One comment "Hey there is a boulangerie (bakery) right where you are
staying!", this is cool. (Pity the bakery went on holidays just as we
arrived). As others pointed out it was buildings only, so I knew what to
expect to my left and right, but had, for example no idea how wide Boulevard
de Sebastapol was but I did know there is a KFC on the left (still is looking
at Streetview now). One good thing about the pagesjaunes solution was that
they walked rather than drove the streets. As my journey was along Rue Berger
(from Chatelet les Halles heading towards the Pompidou Centre), the 2014
Streetview experience is pretty hit and miss.

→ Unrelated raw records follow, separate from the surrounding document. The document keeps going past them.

class UNet2DConditionModel(nn.Module):
    def __init__(self, config: UNetConfig = None):
        super().__init__()
        cfg = config or UNetConfig.sdxl()
        self.cfg = cfg
        self.config = SimpleNamespace(in_channels=cfg.in_channels, out_channels=cfg.out_channels,
                                      sample_size=cfg.sample_size, block_out_channels=cfg.block_out_channels,
                                      cross_attention_dim=cfg.cross_attention_dim,
                                      addition_time_embed_dim=cfg.addition_time_embed_dim,
                                      projection_class_embeddings_input_dim=cfg.projection_class_embeddings_input_dim)
        ch = cfg.block_out_channels
        G, eps, tdim = cfg.norm_num_groups, cfg.norm_eps, cfg.time_embed_dim
        self.conv_in = Conv2d(cfg.in_channels, ch[0], 3)
        self.time_embedding = TimestepEmbedding(cfg.time_proj_dim, tdim)
        self.add_embedding = TimestepEmbedding(cfg.projection_class_embeddings_input_dim, tdim)
        nlev = len(ch)
        self.down_blocks = nn.ModuleList()
        cin = ch[0]
        for i in range(nlev):
            blk = _Block()
            blk.resnets = nn.ModuleList()
            if cfg.down_has_attn[i]:
                blk.attentions = nn.ModuleList()
            for j in range(cfg.layers_per_block):
                blk.resnets.append(ResnetBlock2D(cin if j == 0 else ch[i], ch[i], G, eps, tdim))
                if cfg.down_has_attn[i]:
                    blk.attentions.append(Transformer2DModel(ch[i], cfg.transformer_layers_per_block[i],
                                                             cfg.cross_attention_dim, G))
            if i < nlev - 1:
                blk.downsamplers = nn.ModuleList([Downsample2D(ch[i])])
            cin = ch[i]
            self.down_blocks.append(blk)
        mid = _Block()
        mid.resnets = nn.ModuleList([ResnetBlock2D(ch[-1], ch[-1], G, eps, tdim),
                                     ResnetBlock2D(ch[-1], ch[-1], G, eps, tdim)])
        mid.attentions = nn.ModuleList([Transformer2DModel(ch[-1], cfg.transformer_layers_per_block[-1],
                                                           cfg.cross_attention_dim, G)])
        self.mid_block = mid
        self.up_blocks = nn.ModuleList()
        rch = list(reversed(ch))
        rattn = list(reversed(cfg.down_has_attn))
        rdepth = list(reversed(cfg.transformer_layers_per_block))
        prev = ch[-1]
        for i in range(nlev):
            out_c = rch[i]
            in_c = rch[min(i + 1, nlev - 1)]
            blk = _Block()
            blk.resnets = nn.ModuleList()
            if rattn[i]:
                blk.attentions = nn.ModuleList()
            n = cfg.layers_per_block + 1
            for j in range(n):
                skip_c = in_c if j == n - 1 else out_c
                res_in = prev if j == 0 else out_c
                blk.resnets.append(ResnetBlock2D(res_in + skip_c, out_c, G, eps, tdim))
                if rattn[i]:
                    blk.attentions.append(Transformer2DModel(out_c, rdepth[i], cfg.cross_attention_dim, G))
            if i < nlev - 1:
                blk.upsamplers = nn.ModuleList([Upsample2D(out_c)])
            prev = out_c
            self.up_blocks.append(blk)
        self.conv_norm_out = Norm(ch[0])
        self.conv_out = Conv2d(ch[0], cfg.out_channels, 3)
        self.lora = None
        self.full = None
        self.fp8 = False
        self._fp8_cache = {}
        self.lora_fused = False
        self._merged = None
        self._adapters_enabled = True
        self._prepared = False
        self.gradient_checkpointing = False

    def _remap_key(self, k):
        return k.replace(".ff.net.0.proj.", ".ff.proj.").replace(".ff.net.2.", ".ff.out.")

    def _unmap_key(self, k):
        return k.replace(".ff.proj.", ".ff.net.0.proj.").replace(".ff.out.", ".ff.net.2.")

    def state_dict(self, *a, **kw):
        sd = super().state_dict(*a, **kw)
        return {self._unmap_key(k): v for k, v in sd.items()}

    def load_state_dict(self, sd, strict=True):
        sd = {self._remap_key(k): v for k, v in sd.items()}
        res = super().load_state_dict({k: v.to(ELEM) for k, v in sd.items()}, strict=strict)
        self._prepared = False
        return res

    @classmethod
    def from_config(cls, config=None, **kw):
        from . import diffusers_io
        if config is None:
            config = UNetConfig.sdxl()
        elif isinstance(config, dict):
            config = diffusers_io.unet_config_from_diffusers(dict(config, **kw))
        elif not isinstance(config, UNetConfig):
            raise TypeError(f"from_config takes a UNetConfig or a diffusers config dict, not {type(config).__name__}")
        return cls(config)

    @classmethod
    def load_config(cls, path, subfolder=None, **kw):
        from . import diffusers_io
        return diffusers_io.load_config(path, subfolder)

    @classmethod
    def from_pretrained(cls, path, subfolder=None, torch_dtype=None, variant=None, revision=None, **kw):
        from . import diffusers_io
        model = cls.from_config(diffusers_io.load_config(path, subfolder))
        model.load_state_dict(diffusers_io.load_weights(path, subfolder, variant))
        return model

    def save_pretrained(self, path):
        from . import diffusers_io
        diffusers_io.save_pretrained(self, path, diffusers_io.unet_config_to_diffusers(self.cfg))

    def init_weights(self, seed=0):
        g = torch.Generator(device=self.conv_in.weight.device).manual_seed(seed)
        for m in self.modules():
            if isinstance(m, (Linear, Conv2d, Norm)):
                m.reset(g)
        self._prepared = False
        return self

    def enable_gradient_checkpointing(self):
        self.gradient_checkpointing = True

    def _attn_modules(self):
        for name, m in self.named_modules():
            if isinstance(m, BasicTransformerBlock):
                yield name, m

    def add_adapter(self, lora_config, allow_dora=False):
        r, alpha = check_lora_config(lora_config, allow_dora=allow_dora)
        dora = getattr(lora_config, "use_dora", False) is True
        if dora and self.fp8:
            raise ValueError("use_dora with the fp8 forward is not implemented: the e4m3 K-tail has no column scale")
        blocks = [(name, blk.dim, blk.attn2.kv_dim) for name, blk in self._attn_modules()]
        dev = self.conv_in.weight.device
        self.lora = LoraState(blocks, r, alpha, dev, dora=dora)
        self.lora_fused, self._merged = False, None
        if dev.type == "cuda":
            self.lora.bind_base(self._adapted_weights())
            self.lora.init_gaussian(seed=getattr(lora_config, "seed", 0))
            if dora:
                self.lora.init_magnitudes()
        self._adapters_enabled = True
        return self.lora

    def _adapted_weights(self):
        out = {}
        for name, blk in self._attn_modules():
            for a in ("attn1", "attn2"):
                m = getattr(blk, a)
                for mod, lin in (("to_q", m.to_q), ("to_k", m.to_k), ("to_v", m.to_v), ("to_out.0", m.to_out[0])):
# ... 203 lines not shown

    def kv_text(self, rt, C):
        hit = rt.kv_cache.get(C)
        if hit is not None:
            return hit
        grp = self._kv_groups[C]
        enc = rt.enc
        if rt.lora_on:
            A, sB = self.lora.kv_stacks[C][:2]
            u = K.gemm(rt.pol(enc), A)
            kv = _gemm_fwd(enc, grp.W, a2=u, w2=sB, tail_group_n=C, tail_rows=enc.shape[0] // 2 if rt.paired else 0)
            if rt.dora:
                rows = rt.pol(enc).shape[0]
                rt.kv_z[C] = kv[:rows]
                kv = K.dora_scale_fwd(kv, self.lora.kv_g[C], rows_policy=rows)
        else:
            u, kv = None, K.gemm(enc, rt.merged.kv[C] if rt.merged is not None else grp.W)
        rt.kv_cache[C] = (kv, u)
        return kv, u

    def _runtime(self, B, enc, save, lora_on):
        fg = self.full if save else None
        side = K.SideStream(enabled=True) if (fg is not None and _FULL_SIDE) else K.SideStream()
        rt = SimpleNamespace(B=B, enc=enc, save=save, saved=[], lora_on=lora_on, paired=False, side=side, fg=fg)
        rt.pol = lambda t: t[:t.shape[0] // 2] if rt.paired else t
        rt.kv_cache = {}
        rt.kv_text = lambda C: self.kv_text(rt, C)
        rt.lora = self.lora
        rt.r = self.lora.r_pad if lora_on else 0
        rt.fp8 = self._fp8_weight if self.fp8 else None
        rt.dora = lora_on and self.lora.dora
        rt.kv_z = {}
        rt.merged = None
        if rt.dora and self.fp8:
            raise ValueError("use_dora adapters with the fp8 forward are not implemented")
        return rt

    def _embed(self, timestep, time_ids, text_embeds, B, dev):
        cfg = self.cfg
        t = torch.as_tensor(timestep, device=dev).float().reshape(-1)
        if t.numel() == 1:
            t = t.expand(B).contiguous()
        te = K.timestep_embedding(t, cfg.time_proj_dim)
        l1, l2 = self.time_embedding.linear_1, self.time_embedding.linear_2
        t1 = K.gemm(te, l1.weight, bias=l1.bias)
        s1 = K.silu(t1)
        emb = K.gemm(s1, l2.weight, bias=l2.bias)
        tid = K.timestep_embedding(time_ids.reshape(-1), cfg.addition_time_embed_dim).view(B, -1)
        add_in = K.concat_channels(text_embeds.to(ELEM).contiguous(), tid)
        a1, a2 = self.add_embedding.linear_1, self.add_embedding.linear_2
        u1 = K.gemm(add_in, a1.weight, bias=a1.bias)
        s2 = K.silu(u1)
        emb = K.gemm(s2, a2.weight, bias=a2.bias, resid=emb)
        se = K.silu(emb)
        self._emb_saved = dict(te=te, t1=t1, s1=s1, add_in=add_in, u1=u1, s2=s2, emb=emb, se=se)
        return K.gemm(se, self._temb_w, bias=self._temb_b)

    def forward_nhwc(self, x, timestep, enc, text_embeds, time_ids, save=False, paired_ref=False):
        if not self._prepared:
            self.prepare()
        B = x.shape[0]
        lora_on = self.lora is not None and self._adapters_enabled
        encf = enc.to(ELEM).reshape(B * enc.shape[1], enc.shape[2]).contiguous()
        fused = lora_on and self.lora_fused and not save and not paired_ref
        rt = self._runtime(B, encf, save, lora_on and not fused)
        if fused:
            rt.merged = self._merged
        temb_all = self._embed(timestep, time_ids, text_embeds, B, x.device)
        tb = lambda m: temb_all[:, m._temb_off:m._temb_off + m.cout]
        _, H, W, _ = x.shape
        cols = K.im2col3(x, self.conv_in.kp)
        h = K.gemm(cols, self.conv_in.w_col, bias=self.conv_in.bias).view(B, H, W, -1)
        skips = [h]
        i0, j0 = self._first_attn
        full = rt.fg is not None
        if full and paired_ref:
            raise ValueError("full-UNet training: the reference is a separate frozen UNet, not the adapter-free pass")
        if full:
            rt.emb = self._emb_saved
            rt.cols_in = cols
            i0, j0 = -1, -1
        else:
            rt.save = False
        for i, blk in enumerate(self.down_blocks):
            for j, res in enumerate(blk.resnets):
                if (i, j) == (i0, j0):
                    rt.save = save
                    if paired_ref:
                        dup = lambda t: torch.cat([t, t], 0)
                        h = dup(h)
                        skips = [dup(s_) for s_ in skips]
                        temb_all = dup(temb_all)
                        rt.enc = dup(rt.enc)
                        rt.B = 2 * B
                        rt.paired = True
                h = res.fwd(h, rt, tb(res))
                if hasattr(blk, "attentions"):
                    h = blk.attentions[j].fwd(h, rt, f"down_blocks.{i}.attentions.{j}")
                skips.append(h)
            if hasattr(blk, "downsamplers"):
                h = blk.downsamplers[0].fwd(h, rt)
                skips.append(h)
        m = self.mid_block
        h = m.resnets[0].fwd(h, rt, tb(m.resnets[0]))
        h = m.attentions[0].fwd(h, rt, "mid_block.attentions.0")
        h = m.resnets[1].fwd(h, rt, tb(m.resnets[1]))
        for i, blk in enumerate(self.up_blocks):
            for j, res in enumerate(blk.resnets):
                s = skips.pop()
                hc = K.concat_channels(h, s)
                if rt.save:
                    rt.saved.append({"c1": h.shape[-1]})
                h = res.fwd(hc, rt, tb(res))
                if hasattr(blk, "attentions"):
                    h = blk.attentions[j].fwd(h, rt, f"up_blocks.{i}.attentions.{j}")
            if hasattr(blk, "upsamplers"):
                h = blk.upsamplers[0].fwd(h, rt)
        hn, st = K.group_norm_fwd(h, self.conv_norm_out.weight, self.conv_norm_out.bias, self.cfg.norm_num_groups,
                                  self.cfg.norm_eps, True)
        out = K.conv2d(hn, self.conv_out.w_nhwc, bias=self.conv_out.bias)
        if save:
            rt.saved.append({"h": rt.pol(h), "st": rt.pol(st), "hn": hn if full else None})
        rt.B = B
        rt.enc = rt.pol(rt.enc)
        rt.paired = False
        return out, rt

    def backward_nhwc(self, dout, rt):
        B = dout.shape[0]
        sv = rt.saved.pop()
        fg = rt.fg
        _, H, W, _ = dout.shape
        cols = K.im2col3(dout.contiguous(), self.conv_out.kp_dx)
        dhn = K.gemm(cols, self.conv_out.w_dx_col).view(B, H, W, -1)
        if fg is not None:
            rt.dtemb = torch.zeros((B, self._temb_n), device=dout.device, dtype=torch.float32)
            co = self.conv_out.cout
            dy8 = torch.zeros((B * H * W, 8), device=dout.device, dtype=ELEM)
            dy8[:, :co] = dout.reshape(-1, co)
            _conv_dw(fg, self.conv_out, dy8, sv["hn"], rt, K.im2col_conv)
            dh = K.group_norm_bwd(sv["h"], dhn, sv["st"], self.conv_norm_out.weight, self.conv_norm_out.bias, True,
                                  dgamma=fg.g(self.conv_norm_out.weight), dbeta=fg.g(self.conv_norm_out.bias),
                                  accumulate=True)
        else:
            dh = K.group_norm_bwd(sv["h"], dhn, sv["st"], self.conv_norm_out.weight, self.conv_norm_out.bias, True)
        unit_done = getattr(rt, "unit_done", None) or (lambda unit: None)
        dwq = K.TnRankQueue() if TN_BATCH else None
        rt.dw = dwq.add if dwq is not None else K.gemm_tn

        lora = self.lora if rt.lora_on and self.lora.grad_pad is not None else None

        def done(unit):
            if dwq is not None:
                dwq.flush()
            if lora is not None and lora.fold_range(unit):
                rt.side.launch(lambda: lora.fold_grads(unit))
            unit_done(unit)

        done("conv_out")
        skip_grads = []
        for i in reversed(range(len(self.up_blocks))):
            blk = self.up_blocks[i]
            if hasattr(blk, "upsamplers"):
                dh = blk.upsamplers[0].bwd(dh, rt)
                done(f"up_blocks.{i}.upsamplers.0")
            for j in reversed(range(len(blk.resnets))):
                if hasattr(blk, "attentions"):
                    dh = blk.attentions[j].bwd(dh, rt, f"up_blocks.{i}.attentions.{j}")
                    done(f"up_blocks.{i}.attentions.{j}")
                dhc = blk.resnets[j].bwd(dh, rt)
                done(f"up_blocks.{i}.resnets.{j}")
                c1 = rt.saved.pop()["c1"]
                dh, ds = K.split_channels(dhc, c1)
                skip_grads.append(ds)
        m = self.mid_block
        dh = m.resnets[1].bwd(dh, rt)
        done("mid_block.resnets.1")
        dh = m.attentions[0].bwd(dh, rt, "mid_block.attentions.0")
        done("mid_block.attentions.0")
        dh = m.resnets[0].bwd(dh, rt)
        done("mid_block.resnets.0")
        i0, j0 = self._first_attn if fg is None else (0, -1)
        for i in reversed(range(i0, len(self.down_blocks))):
            blk = self.down_blocks[i]
            if hasattr(blk, "downsamplers"):
                dh = K.add(dh, skip_grads.pop())
                dh = blk.downsamplers[0].bwd(dh, rt)
                done(f"down_blocks.{i}.downsamplers.0")
            for j in reversed(range(len(blk.resnets))):
                dh = K.add(dh, skip_grads.pop())
                if (i, j) == (i0, j0):
                    blk.attentions[j].bwd(dh, rt, f"down_blocks.{i}.attentions.{j}", need_dx=False)
                    done(f"down_blocks.{i}.attentions.{j}")
                    break
                if hasattr(blk, "attentions"):
                    dh = blk.attentions[j].bwd(dh, rt, f"down_blocks.{i}.attentions.{j}")
                    done(f"down_blocks.{i}.attentions.{j}")
                dh = blk.resnets[j].bwd(dh, rt)
                done(f"down_blocks.{i}.resnets.{j}")
        if fg is not None:
            dh = K.add(dh, skip_grads.pop())
            self._conv_in_dw(fg, dh, rt)
            self._embed_bwd(fg, rt)
            done("embed")
        rt.saved.clear()
        if dwq is not None:
            dwq.flush()
        rt.side.join()
        return None

    def _conv_in_dw(self, fg, dh, rt):
        ci = self.conv_in
        tmp = torch.zeros((ci.cout, ci.kp), device=dh.device, dtype=torch.float32)
        d2 = dh.reshape(-1, ci.cout)
        K.gemm_tn(d2, rt.cols_in, tmp)
        fg.g(ci.weight).add_(tmp[:, :9 * ci.cin].view(ci.cout, 3, 3, ci.cin).permute(0, 3, 1, 2))
        K.colsum_acc(d2, fg.g(ci.bias).view(1, -1))

    def _embed_bwd(self, fg, rt):
        e = rt.emb
        dt = K.cast_f32_bf16(rt.dtemb)
        res = [m for m in self.modules() if isinstance(m, ResnetBlock2D)]
        gw = _stacked([fg.g(m.time_emb_proj.weight) for m in res])
        gb = _stacked([fg.g(m.time_emb_proj.bias) for m in res])
        if gw.data_ptr() == fg.g(res[0].time_emb_proj.weight).data_ptr() and \
                gb.data_ptr() == fg.g(res[0].time_emb_proj.bias).data_ptr():
            K.gemm_tn(dt, e["se"], gw)
            gb.add_(rt.dtemb.sum(0))
        else:
            tmp = torch.zeros((self._temb_n, e["se"].shape[1]), device=dt.device, dtype=torch.float32)
            K.gemm_tn(dt, e["se"], tmp)
            for m in res:
                fg.g(m.time_emb_proj.weight).add_(tmp[m._temb_off:m._temb_off + m.cout])
                fg.g(m.time_emb_proj.bias).add_(rt.dtemb[:, m._temb_off:m._temb_off + m.cout].sum(0))

        def silu_bwd(dy, x):
            xf = x.float()
            sg = torch.sigmoid(xf)
            return (dy.float() * sg * (1 + xf * (1 - sg))).to(ELEM)

        demb = silu_bwd(K.gemm(dt, self._temb_wt), e["emb"])
        a1, a2 = self.add_embedding.linear_1, self.add_embedding.linear_2
        _lin_dw(fg, a2, demb, e["s2"])
        du1 = silu_bwd(K.gemm(demb, a2.wt), e["u1"])
        _lin_dw(fg, a1, du1, e["add_in"])
        l1, l2 = self.time_embedding.linear_1, self.time_embedding.linear_2
        _lin_dw(fg, l2, demb, e["s1"])
        dt1 = silu_bwd(K.gemm(demb, l2.wt), e["t1"])
        _lin_dw(fg, l1, dt1, e["te"])

    @property
    def _first_attn(self):
        for i, blk in enumerate(self.down_blocks):
            if hasattr(blk, "attentions"):
                return i, 0
        raise ValueError("UNet without attention blocks has no adapter to train")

Still I thought it was cool, and even took a bunch of photos (Digital, brand
new Sony Mavica writing to CDRs in the camera) of the walk from the station,
duplicating what I saw before setting out.

------
frik
_WiFi packet payloads:_

> So in theory, we should have just grabbed the header. However, a single
> wrong line in the configuration file caused us to grab the packet payload
> too. Had we ever audited the data on the disks, we would have found the bug
> and fixed it, but... nobody ever noticed. Oops.

That is Google's official opinion of the story.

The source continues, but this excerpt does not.